• [Work instruction]: The answer should consist of each line from the data below that includes "cdiv".

• [Records to process]:
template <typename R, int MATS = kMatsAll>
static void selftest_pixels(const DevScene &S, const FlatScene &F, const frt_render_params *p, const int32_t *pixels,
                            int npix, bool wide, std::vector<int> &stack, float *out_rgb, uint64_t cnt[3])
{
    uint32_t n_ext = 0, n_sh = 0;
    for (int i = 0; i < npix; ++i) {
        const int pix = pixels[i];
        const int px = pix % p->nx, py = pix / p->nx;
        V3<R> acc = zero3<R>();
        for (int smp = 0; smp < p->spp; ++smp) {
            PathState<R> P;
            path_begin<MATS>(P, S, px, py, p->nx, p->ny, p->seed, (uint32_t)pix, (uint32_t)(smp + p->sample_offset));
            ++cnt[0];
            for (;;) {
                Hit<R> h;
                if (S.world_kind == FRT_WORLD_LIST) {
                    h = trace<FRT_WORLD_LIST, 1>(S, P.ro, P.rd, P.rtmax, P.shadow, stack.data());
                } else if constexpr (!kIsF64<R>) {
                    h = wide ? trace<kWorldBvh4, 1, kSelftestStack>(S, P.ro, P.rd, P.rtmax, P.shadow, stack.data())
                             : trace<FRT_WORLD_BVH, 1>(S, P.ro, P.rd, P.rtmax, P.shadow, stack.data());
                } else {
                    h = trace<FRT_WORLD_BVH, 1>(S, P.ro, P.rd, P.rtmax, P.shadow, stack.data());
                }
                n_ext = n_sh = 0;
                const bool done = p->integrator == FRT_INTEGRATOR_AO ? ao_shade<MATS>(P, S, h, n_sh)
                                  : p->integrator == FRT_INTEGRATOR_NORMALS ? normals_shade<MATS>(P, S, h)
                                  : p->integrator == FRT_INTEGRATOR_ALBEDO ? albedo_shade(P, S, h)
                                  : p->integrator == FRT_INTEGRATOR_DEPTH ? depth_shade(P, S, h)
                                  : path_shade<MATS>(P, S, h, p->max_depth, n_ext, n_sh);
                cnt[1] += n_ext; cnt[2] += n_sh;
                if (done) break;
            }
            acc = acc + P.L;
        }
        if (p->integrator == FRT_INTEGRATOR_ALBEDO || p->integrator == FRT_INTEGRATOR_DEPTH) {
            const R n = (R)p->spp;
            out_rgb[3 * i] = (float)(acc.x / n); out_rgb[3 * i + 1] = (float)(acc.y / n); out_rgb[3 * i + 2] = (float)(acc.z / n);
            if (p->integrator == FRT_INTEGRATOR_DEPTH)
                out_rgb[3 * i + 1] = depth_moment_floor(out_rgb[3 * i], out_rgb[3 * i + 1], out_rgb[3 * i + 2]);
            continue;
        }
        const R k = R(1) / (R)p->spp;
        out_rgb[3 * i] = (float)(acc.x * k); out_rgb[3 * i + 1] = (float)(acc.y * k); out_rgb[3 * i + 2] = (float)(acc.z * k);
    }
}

--

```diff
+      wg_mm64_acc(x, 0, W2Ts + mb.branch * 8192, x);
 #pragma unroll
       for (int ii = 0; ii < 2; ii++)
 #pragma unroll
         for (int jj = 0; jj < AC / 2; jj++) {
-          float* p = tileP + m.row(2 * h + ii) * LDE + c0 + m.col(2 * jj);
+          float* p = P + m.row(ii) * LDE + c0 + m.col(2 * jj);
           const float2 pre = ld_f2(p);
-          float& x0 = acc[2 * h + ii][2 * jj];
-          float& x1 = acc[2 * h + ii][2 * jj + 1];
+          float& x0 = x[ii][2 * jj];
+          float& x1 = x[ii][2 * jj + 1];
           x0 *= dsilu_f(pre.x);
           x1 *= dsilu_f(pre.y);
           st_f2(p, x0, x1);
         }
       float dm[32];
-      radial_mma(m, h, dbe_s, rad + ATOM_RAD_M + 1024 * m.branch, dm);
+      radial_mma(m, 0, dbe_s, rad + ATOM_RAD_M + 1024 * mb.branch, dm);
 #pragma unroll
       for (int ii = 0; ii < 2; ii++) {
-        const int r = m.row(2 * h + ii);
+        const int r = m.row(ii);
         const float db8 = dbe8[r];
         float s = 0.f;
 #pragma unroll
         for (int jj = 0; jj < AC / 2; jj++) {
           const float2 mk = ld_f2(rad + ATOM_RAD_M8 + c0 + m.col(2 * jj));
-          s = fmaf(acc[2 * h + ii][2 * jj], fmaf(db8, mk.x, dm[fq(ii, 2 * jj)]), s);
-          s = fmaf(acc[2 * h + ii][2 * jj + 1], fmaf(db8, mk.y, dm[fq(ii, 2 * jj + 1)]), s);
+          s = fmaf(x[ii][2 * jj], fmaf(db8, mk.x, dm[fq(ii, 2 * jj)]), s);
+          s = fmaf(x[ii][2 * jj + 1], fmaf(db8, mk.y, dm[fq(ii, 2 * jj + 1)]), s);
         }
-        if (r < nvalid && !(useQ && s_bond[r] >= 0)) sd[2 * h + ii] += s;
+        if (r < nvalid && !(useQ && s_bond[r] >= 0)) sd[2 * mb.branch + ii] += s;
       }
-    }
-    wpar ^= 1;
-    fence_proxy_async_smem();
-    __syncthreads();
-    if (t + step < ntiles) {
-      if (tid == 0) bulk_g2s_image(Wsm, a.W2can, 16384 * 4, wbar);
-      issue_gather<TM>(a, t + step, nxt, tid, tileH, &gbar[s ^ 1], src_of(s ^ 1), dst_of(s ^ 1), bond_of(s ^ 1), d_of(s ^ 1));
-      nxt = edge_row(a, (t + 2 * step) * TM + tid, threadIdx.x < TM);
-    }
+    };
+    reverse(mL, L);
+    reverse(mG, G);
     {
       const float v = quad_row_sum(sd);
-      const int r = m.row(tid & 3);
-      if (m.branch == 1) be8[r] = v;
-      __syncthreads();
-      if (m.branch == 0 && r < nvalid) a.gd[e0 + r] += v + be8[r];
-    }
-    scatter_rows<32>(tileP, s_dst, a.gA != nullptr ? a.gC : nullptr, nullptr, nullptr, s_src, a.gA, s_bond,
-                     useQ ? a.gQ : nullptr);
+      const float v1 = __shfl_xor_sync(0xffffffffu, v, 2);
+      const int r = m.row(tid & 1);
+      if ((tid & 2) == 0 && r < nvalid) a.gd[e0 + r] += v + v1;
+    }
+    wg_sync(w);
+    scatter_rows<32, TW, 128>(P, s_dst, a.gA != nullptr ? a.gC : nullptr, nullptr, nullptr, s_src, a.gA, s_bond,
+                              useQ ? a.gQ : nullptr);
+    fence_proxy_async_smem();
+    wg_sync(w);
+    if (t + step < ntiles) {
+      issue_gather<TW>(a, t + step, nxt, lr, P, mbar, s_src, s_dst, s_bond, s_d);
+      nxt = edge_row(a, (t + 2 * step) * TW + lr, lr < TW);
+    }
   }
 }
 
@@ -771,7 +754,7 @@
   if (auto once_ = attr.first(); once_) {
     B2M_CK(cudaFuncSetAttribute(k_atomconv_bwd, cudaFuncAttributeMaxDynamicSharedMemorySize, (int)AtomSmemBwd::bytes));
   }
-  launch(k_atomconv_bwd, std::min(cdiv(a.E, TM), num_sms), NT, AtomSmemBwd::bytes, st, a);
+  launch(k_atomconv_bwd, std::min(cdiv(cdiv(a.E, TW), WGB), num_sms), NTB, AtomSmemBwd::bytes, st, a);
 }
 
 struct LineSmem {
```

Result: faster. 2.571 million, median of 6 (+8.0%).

• [Answer to the problem]:
-  launch(k_atomconv_bwd, std::min(cdiv(a.E, TM), num_sms), NT, AtomSmemBwd::bytes, st, a);
+  launch(k_atomconv_bwd, std::min(cdiv(cdiv(a.E, TW), WGB), num_sms), NTB, AtomSmemBwd::bytes, st, a);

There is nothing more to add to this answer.